Vampire Slayer Soup
Vampire Slayer Soup
Recipe Adapted From Rebecca Katz Kitchen
It’s Spooky Season which means it’s time for a holiday recipe– Vampire Slayer Soup!! This recipe is packed with garlic to keep those monsters away! This recipe has been adapted from Rebecca Katz Kitchen. If you try out this recipe, be sure to tag us on social media! (@CaseSpecificNutrition).

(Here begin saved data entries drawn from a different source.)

__global__ void __launch_bounds__(kThreads)
JoinSweepKernel(JoinView jv, const uint64_t* __restrict__ q_off,
                uint32_t* __restrict__ cursor, uint64_t* __restrict__ packed) {
  constexpr uint32_t kAll = 0xFFFFFFFFu;
  const uint32_t lane = threadIdx.x & 31;
  const uint64_t base = (static_cast<uint64_t>(blockIdx.x) * kThreads + threadIdx.x) & ~31ULL;
  if (base >= jv.n) return;
  const uint64_t i = base + lane;
  const bool valid = i < jv.n;
  const uint64_t v = valid ? jv.val[i] : 0;
  const uint64_t o = valid ? jv.org[i] : 0;
  const uint32_t r = static_cast<uint32_t>(o >> 32);
  const bool q = valid && JoinIsQuery(jv, v, o);
  if (!__any_sync(kAll, q)) return;

  uint64_t vn = __shfl_down_sync(kAll, v, 1);
  uint32_t rn = __shfl_down_sync(kAll, r, 1);
  uint64_t vp = __shfl_up_sync(kAll, v, 1);
  const bool has_next = i + 1 < jv.n;
  if (lane == 31 && has_next) {
    vn = jv.val[i + 1];
    rn = static_cast<uint32_t>(jv.org[i + 1] >> 32);
  }
  if (lane == 0 && i > 0) vp = jv.val[i - 1];
  const bool run_tail = !has_next || vn != v;
  const uint32_t tails = __ballot_sync(kAll, run_tail);
  const uint32_t seg_tails = __ballot_sync(kAll, run_tail || rn != r);
  const uint32_t heads = __ballot_sync(kAll, i == 0 || vp != v);
  const uint32_t at_or_above = kAll << lane, at_or_below = kAll >> (31 - lane);
  uint64_t run_end = (tails & at_or_above) ? base + __ffs(tails & at_or_above) : 0;
  uint64_t seg_end = (seg_tails & at_or_above) ? base + __ffs(seg_tails & at_or_above) : 0;
  bool over = false;
  const bool limited = jv.occurrence != kAll;

  if (__any_sync(kAll, q && run_end == 0)) {
    const uint64_t vl = __shfl_sync(kAll, v, 31);
    const uint32_t rl = __shfl_sync(kAll, r, 31);
    const uint64_t j = base + 32, k = j + lane;
    const bool dv = k >= jv.n || jv.val[k] != vl;
    const uint32_t bv = __ballot_sync(kAll, dv);
    const uint32_t bs =
        __ballot_sync(kAll, dv || static_cast<uint32_t>(jv.org[k] >> 32) != rl);
    uint64_t e_run = bv ? j + __ffs(bv) - 1 : 0;
    bool o_fw = false;
    if (!bv) {
      if (limited && 33 > jv.occurrence) {
        o_fw = true;
      } else {
        const uint64_t hi = limited ? min(jv.n, base + 32 + jv.occurrence) : jv.n;
        e_run = WarpFirst(j + 32, hi, lane, [&](uint64_t p) { return jv.val[p] != vl; });
        o_fw = e_run == hi && hi < jv.n && jv.val[hi] == vl;
      }
    }
    uint64_t e_seg = bs ? j + __ffs(bs) - 1 : 0;
    if (!bs && !o_fw) {
      e_seg = WarpFirst(j + 32, e_run, lane, [&](uint64_t p) {
        return static_cast<uint32_t>(jv.org[p] >> 32) != rl;
      });
    }
    if (run_end == 0) {
      run_end = e_run;
      over = o_fw;
    }
    if (seg_end == 0) seg_end = e_seg;
  }
  uint32_t run_start =
      (heads & at_or_below) ? static_cast<uint32_t>(base) + 31 - __clz(heads & at_or_below) : 0;
  if (limited && __any_sync(kAll, q && !over && !(heads & at_or_below))) {
    const uint64_t vf = __shfl_sync(kAll, v, 0);
    const uint64_t e0 = __shfl_sync(kAll, run_end, 0);
    const int64_t j = static_cast<int64_t>(base) - 32, k = j + lane;
    const uint32_t bv = __ballot_sync(kAll, k < 0 || jv.val[k] != vf);
    uint64_t s_run;
    if (bv) {
      s_run = static_cast<uint64_t>(j + 32 - __clz(bv));
    } else {
      const uint64_t lo = e0 > jv.occurrence + 1ULL ? e0 - jv.occurrence - 1 : 0;
      s_run = lo >= static_cast<uint64_t>(j)
                  ? static_cast<uint64_t>(j)
                  : WarpFirst(lo, static_cast<uint64_t>(j), lane,
                              [&](uint64_t p) { return jv.val[p] == vf; });
    }
    if (!(heads & at_or_below)) run_start = static_cast<uint32_t>(s_run);
  }
  if (!q || over || (limited && run_end - run_start > jv.occurrence)) return;
  const uint32_t kept = static_cast<uint32_t>(run_end - seg_end);
  if (!kept) return;
  const uint32_t rr = r - jv.first;
  const uint64_t slot = q_off[rr] + atomicAdd(cursor + rr, 1u);
  packed[slot] = (i << 32) | kept;
}

__global__ void UnpackJoin(const uint64_t* __restrict__ packed, uint64_t n,
                           uint32_t* __restrict__ cnt) {
  const uint64_t i = static_cast<uint64_t>(blockIdx.x) * blockDim.x + threadIdx.x;
  if (i < n) cnt[i] = static_cast<uint32_t>(packed[i]);
}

Prep: 20 min | Cook: 1 hour | Total: 1.5 hours
Serving Size: Serves 4
Ingredients:
- 4 heads garlic
- 4 TBSP extra virgin olive oil
- 1 cup diced yellow onion
- 2 tsp minced garlic
- 1 cup diced gold potatoes
- 1 tsp fresh thyme (or ¼ tsp dried)
- 3 ½ cup vegetable broth (or water)
- Pinch of salt and pepper
Directions:
- Preheat oven to 4000F
- Cut the tops of the garlic and discard. Drizzle each head of garlic with olive oil and salt. Wrap the garlic in parchment paper and then wrap it in aluminum foil. Bake for 45-50 minutes. The flesh should be soft and golden brown. Remove from the oven and cool.
- Heat 4 TBSP of olive oil in a skillet over medium heat; add the onion and a pinch of salt and sauté until translucent (4-5 minutes). Add the minced garlic, potatoes, thyme, and ¼ tsp of salt and sauté for 5 minutes. Pour in ¾ cup of broth to deglaze the pan, stirring to loosen any bits that got stuck. Simmer until potatoes are tender and the liquid has mostly evaporated. Remove from the heat.
- When the garlic is cool enough to handle, squeeze the flesh into a bowl and mash to form a paste
- Pour the remaining 2 ½ cups of broth into the blender add the roasted garlic and the onion mixture and blend until smooth. Transfer to a soup pot over low heat and stir in ¼ tsp sea salt. Cook just until heated through.